DATA SHOWN -
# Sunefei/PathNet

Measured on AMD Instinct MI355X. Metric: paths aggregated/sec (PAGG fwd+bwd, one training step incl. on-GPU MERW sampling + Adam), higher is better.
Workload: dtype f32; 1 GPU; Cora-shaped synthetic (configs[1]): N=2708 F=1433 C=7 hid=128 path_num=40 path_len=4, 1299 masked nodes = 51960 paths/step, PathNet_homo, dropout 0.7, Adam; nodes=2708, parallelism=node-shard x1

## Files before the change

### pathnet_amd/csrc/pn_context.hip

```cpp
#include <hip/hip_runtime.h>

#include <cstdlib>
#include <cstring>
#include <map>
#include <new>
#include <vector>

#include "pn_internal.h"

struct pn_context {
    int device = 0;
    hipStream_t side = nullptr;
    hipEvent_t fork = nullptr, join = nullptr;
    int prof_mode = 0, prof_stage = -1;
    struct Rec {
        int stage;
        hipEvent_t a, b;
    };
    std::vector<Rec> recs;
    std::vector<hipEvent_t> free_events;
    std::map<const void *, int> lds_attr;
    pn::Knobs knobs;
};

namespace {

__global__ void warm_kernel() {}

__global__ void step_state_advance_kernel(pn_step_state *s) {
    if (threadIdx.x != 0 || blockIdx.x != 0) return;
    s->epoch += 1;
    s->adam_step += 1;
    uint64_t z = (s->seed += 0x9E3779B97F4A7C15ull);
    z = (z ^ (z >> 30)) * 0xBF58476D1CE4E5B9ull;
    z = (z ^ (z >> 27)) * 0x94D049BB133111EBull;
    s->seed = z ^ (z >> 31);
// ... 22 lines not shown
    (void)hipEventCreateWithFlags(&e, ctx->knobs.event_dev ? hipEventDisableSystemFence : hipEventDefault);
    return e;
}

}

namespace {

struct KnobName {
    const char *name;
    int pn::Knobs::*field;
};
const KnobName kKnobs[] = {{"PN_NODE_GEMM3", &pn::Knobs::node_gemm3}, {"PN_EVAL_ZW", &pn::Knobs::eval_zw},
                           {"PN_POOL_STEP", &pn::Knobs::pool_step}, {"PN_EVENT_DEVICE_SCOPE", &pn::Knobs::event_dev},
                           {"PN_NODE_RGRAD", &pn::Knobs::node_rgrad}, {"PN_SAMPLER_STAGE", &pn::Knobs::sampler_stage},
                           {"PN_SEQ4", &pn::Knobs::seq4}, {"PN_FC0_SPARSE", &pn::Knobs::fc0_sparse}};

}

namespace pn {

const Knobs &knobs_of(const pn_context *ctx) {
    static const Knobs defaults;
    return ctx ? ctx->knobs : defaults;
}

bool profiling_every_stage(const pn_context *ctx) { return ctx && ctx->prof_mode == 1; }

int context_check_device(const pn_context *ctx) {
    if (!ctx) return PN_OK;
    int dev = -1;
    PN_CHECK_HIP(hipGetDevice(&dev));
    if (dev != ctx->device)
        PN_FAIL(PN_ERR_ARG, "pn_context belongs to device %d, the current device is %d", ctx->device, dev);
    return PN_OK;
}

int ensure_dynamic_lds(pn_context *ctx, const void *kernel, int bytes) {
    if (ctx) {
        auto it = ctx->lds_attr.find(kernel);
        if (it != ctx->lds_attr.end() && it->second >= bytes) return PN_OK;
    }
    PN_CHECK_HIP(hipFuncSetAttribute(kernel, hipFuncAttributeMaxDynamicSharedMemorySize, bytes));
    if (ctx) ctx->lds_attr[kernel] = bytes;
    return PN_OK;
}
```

HOW TO COMPLETE THIS TASK -
Starting at the first line of the records above, please copy each line exactly until you reach the line containing "## Files before the change". Include that line and stop there.

RESPONSE FOR THIS EXERCISE -
# Sunefei/PathNet

Measured on AMD Instinct MI355X. Metric: paths aggregated/sec (PAGG fwd+bwd, one training step incl. on-GPU MERW sampling + Adam), higher is better.
Workload: dtype f32; 1 GPU; Cora-shaped synthetic (configs[1]): N=2708 F=1433 C=7 hid=128 path_num=40 path_len=4, 1299 masked nodes = 51960 paths/step, PathNet_homo, dropout 0.7, Adam; nodes=2708, parallelism=node-shard x1

## Files before the change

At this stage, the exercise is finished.